#### AVAILABLE DATA

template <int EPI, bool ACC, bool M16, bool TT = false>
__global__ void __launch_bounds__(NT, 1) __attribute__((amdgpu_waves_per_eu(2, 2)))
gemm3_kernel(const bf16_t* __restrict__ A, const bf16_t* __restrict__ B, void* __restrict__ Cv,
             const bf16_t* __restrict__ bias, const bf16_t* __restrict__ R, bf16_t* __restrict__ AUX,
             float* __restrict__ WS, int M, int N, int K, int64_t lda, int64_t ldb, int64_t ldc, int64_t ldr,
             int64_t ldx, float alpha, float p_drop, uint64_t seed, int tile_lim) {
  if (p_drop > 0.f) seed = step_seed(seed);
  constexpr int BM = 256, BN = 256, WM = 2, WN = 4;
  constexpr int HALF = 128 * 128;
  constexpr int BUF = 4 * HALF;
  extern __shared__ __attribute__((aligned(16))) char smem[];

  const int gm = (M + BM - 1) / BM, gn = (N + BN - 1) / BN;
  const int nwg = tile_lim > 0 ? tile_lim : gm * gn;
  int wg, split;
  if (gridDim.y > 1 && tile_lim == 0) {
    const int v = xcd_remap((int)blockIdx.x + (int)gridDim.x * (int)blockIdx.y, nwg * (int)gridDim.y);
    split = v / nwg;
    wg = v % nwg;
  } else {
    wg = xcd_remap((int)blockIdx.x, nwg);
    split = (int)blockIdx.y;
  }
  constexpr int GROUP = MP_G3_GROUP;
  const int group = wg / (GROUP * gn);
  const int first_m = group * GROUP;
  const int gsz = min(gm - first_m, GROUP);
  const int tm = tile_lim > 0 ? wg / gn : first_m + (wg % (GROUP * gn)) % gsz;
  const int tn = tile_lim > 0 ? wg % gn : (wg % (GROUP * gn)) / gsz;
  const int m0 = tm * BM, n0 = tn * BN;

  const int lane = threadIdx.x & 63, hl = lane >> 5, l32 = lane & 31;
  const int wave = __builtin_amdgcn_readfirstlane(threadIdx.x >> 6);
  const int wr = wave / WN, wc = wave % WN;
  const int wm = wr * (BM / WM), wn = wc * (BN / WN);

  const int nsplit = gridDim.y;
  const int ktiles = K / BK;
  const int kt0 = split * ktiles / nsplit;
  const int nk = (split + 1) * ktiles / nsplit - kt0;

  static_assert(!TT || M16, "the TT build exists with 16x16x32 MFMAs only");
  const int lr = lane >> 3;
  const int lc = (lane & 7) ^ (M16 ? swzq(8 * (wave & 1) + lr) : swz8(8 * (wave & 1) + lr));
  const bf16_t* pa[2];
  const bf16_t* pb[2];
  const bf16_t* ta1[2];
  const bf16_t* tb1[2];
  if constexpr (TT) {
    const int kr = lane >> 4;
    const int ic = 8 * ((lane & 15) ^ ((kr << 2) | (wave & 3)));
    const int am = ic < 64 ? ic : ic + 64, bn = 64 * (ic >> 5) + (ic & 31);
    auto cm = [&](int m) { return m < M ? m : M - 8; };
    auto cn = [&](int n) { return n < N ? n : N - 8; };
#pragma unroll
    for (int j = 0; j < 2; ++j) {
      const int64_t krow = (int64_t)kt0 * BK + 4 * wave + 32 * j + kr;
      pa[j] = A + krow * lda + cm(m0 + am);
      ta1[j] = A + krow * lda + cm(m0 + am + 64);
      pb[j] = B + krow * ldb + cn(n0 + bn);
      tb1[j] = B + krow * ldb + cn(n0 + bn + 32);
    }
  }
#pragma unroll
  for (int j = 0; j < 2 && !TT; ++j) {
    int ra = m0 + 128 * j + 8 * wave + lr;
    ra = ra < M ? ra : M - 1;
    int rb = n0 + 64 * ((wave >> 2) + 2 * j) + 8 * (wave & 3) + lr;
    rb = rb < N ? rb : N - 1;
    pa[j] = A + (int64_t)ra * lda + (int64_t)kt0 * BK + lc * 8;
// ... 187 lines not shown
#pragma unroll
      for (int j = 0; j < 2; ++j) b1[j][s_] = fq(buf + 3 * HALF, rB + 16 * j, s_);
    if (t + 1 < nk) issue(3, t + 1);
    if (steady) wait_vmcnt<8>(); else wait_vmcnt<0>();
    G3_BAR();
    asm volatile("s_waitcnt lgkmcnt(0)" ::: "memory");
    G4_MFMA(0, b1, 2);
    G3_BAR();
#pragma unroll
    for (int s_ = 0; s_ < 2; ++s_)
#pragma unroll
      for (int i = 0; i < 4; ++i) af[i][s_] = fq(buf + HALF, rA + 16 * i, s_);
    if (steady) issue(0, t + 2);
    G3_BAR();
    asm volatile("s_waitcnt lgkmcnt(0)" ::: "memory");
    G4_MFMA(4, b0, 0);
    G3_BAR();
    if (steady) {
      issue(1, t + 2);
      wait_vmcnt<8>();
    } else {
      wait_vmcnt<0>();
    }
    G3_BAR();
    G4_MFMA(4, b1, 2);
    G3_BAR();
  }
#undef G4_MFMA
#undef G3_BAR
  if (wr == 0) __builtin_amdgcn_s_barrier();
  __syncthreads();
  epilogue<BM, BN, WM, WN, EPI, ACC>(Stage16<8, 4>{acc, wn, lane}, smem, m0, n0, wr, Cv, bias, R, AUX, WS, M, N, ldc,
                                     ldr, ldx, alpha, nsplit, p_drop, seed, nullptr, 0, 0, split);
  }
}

########
#### AVAILABLE DATA

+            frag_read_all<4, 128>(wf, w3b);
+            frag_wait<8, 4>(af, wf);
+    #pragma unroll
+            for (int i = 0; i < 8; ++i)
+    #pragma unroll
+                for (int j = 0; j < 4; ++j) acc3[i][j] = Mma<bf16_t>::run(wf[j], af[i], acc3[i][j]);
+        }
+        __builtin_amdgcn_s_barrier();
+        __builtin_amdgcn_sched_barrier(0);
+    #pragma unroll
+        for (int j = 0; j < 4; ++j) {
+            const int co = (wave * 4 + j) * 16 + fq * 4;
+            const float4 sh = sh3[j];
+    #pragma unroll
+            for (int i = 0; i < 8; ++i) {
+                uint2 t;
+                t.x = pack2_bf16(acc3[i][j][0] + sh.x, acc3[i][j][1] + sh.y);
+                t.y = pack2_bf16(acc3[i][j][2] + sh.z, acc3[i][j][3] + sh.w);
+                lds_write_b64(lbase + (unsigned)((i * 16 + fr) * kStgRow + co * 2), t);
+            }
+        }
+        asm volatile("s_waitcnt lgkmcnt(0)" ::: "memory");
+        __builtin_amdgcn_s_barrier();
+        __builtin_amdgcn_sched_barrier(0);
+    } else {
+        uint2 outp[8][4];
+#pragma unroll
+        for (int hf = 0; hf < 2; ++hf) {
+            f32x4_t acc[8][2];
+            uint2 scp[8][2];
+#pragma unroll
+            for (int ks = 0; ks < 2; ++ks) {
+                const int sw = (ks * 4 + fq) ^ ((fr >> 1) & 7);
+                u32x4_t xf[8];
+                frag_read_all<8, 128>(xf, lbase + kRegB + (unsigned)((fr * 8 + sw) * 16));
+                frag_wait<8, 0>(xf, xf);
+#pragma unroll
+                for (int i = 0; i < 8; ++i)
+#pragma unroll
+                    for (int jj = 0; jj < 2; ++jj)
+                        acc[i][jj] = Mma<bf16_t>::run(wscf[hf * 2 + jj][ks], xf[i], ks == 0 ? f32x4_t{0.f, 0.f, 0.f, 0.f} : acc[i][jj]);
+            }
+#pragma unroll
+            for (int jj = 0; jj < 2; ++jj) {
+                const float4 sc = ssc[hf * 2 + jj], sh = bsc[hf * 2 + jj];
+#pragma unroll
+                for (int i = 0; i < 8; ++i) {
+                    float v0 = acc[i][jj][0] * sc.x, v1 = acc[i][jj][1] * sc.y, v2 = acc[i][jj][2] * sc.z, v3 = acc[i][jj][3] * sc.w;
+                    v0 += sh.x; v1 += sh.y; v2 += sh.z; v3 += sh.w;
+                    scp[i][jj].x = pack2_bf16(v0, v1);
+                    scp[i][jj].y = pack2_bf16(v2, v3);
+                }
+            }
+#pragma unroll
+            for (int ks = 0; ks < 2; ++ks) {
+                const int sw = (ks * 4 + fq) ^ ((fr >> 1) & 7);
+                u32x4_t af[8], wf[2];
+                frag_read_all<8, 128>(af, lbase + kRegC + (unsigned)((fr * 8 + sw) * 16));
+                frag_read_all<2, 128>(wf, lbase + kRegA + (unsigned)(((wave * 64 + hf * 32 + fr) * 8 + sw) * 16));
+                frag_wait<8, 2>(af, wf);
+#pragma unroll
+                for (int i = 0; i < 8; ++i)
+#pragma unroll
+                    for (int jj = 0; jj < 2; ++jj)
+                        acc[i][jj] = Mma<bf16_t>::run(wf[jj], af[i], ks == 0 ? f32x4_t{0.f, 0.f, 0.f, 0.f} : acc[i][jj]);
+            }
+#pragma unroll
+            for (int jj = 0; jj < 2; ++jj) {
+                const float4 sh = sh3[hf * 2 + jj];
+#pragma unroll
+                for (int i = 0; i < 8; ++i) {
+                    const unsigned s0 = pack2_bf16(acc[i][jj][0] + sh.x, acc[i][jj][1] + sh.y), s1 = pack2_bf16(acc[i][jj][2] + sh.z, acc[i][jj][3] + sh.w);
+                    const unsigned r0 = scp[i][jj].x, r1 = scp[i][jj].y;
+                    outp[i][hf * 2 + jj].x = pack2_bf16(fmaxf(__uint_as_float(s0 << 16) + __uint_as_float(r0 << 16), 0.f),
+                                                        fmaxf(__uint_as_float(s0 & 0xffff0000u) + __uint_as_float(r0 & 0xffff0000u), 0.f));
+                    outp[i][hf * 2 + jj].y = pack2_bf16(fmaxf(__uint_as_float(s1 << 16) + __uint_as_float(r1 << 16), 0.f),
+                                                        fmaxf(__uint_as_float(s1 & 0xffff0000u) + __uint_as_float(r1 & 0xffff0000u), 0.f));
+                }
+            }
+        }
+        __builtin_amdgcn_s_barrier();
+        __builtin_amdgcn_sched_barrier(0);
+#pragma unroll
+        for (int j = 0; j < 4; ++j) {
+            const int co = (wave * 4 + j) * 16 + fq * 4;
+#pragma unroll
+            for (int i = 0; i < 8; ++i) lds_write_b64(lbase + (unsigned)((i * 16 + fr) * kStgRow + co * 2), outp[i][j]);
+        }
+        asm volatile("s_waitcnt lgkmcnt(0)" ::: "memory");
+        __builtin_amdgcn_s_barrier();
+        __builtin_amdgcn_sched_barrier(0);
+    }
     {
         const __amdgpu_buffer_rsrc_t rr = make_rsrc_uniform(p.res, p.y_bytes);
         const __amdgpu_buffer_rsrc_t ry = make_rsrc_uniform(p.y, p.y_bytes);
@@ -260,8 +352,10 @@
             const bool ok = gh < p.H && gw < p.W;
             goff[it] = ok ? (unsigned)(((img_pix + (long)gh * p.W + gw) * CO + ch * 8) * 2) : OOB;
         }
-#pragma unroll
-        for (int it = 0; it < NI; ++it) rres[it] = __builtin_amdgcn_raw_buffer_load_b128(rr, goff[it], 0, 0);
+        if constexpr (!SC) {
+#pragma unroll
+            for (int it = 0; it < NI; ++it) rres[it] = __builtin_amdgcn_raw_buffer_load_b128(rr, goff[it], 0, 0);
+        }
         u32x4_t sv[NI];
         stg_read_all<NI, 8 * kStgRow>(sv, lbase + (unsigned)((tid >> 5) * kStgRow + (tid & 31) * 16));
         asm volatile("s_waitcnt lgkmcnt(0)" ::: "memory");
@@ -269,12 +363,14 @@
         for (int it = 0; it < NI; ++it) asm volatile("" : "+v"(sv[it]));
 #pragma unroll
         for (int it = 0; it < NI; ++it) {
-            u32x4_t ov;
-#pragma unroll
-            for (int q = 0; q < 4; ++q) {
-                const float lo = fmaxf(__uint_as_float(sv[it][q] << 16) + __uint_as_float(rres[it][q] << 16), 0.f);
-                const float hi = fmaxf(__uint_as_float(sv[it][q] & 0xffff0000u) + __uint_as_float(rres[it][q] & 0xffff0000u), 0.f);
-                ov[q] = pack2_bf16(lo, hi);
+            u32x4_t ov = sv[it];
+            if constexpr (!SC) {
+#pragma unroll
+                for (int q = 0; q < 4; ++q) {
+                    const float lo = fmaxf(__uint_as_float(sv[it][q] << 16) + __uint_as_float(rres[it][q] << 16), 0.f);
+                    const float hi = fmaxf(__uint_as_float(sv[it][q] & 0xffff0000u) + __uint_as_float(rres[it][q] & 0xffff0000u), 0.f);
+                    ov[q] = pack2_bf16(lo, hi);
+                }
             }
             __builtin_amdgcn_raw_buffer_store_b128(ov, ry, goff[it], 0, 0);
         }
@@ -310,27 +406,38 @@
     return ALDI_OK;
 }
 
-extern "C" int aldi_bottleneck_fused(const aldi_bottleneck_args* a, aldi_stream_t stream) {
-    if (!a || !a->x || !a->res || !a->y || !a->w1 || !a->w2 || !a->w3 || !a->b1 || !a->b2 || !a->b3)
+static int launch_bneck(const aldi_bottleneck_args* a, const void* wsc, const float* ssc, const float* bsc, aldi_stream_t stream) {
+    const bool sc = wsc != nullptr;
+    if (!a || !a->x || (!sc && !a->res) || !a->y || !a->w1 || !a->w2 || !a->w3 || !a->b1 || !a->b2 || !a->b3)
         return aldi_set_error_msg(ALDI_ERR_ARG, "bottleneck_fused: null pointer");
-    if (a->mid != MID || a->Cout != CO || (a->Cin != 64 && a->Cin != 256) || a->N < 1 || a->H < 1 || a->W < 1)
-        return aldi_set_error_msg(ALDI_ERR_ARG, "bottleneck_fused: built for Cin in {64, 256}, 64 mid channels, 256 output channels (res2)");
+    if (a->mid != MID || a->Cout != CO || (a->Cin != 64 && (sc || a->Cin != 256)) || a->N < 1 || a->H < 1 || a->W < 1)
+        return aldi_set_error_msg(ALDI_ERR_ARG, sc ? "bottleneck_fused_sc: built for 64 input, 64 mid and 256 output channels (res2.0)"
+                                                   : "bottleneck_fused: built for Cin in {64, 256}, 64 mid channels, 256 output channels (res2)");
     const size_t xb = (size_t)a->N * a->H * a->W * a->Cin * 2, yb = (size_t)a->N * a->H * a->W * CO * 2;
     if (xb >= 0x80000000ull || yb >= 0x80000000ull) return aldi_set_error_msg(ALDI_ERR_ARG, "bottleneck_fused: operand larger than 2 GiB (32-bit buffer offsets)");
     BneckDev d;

########

THE TASK:
Each line of the listing above that includes the word "bias" should be copied.

RESPONSE:
             const bf16_t* __restrict__ bias, const bf16_t* __restrict__ R, bf16_t* __restrict__ AUX,
  epilogue<BM, BN, WM, WN, EPI, ACC>(Stage16<8, 4>{acc, wn, lane}, smem, m0, n0, wr, Cv, bias, R, AUX, WS, M, N, ldc,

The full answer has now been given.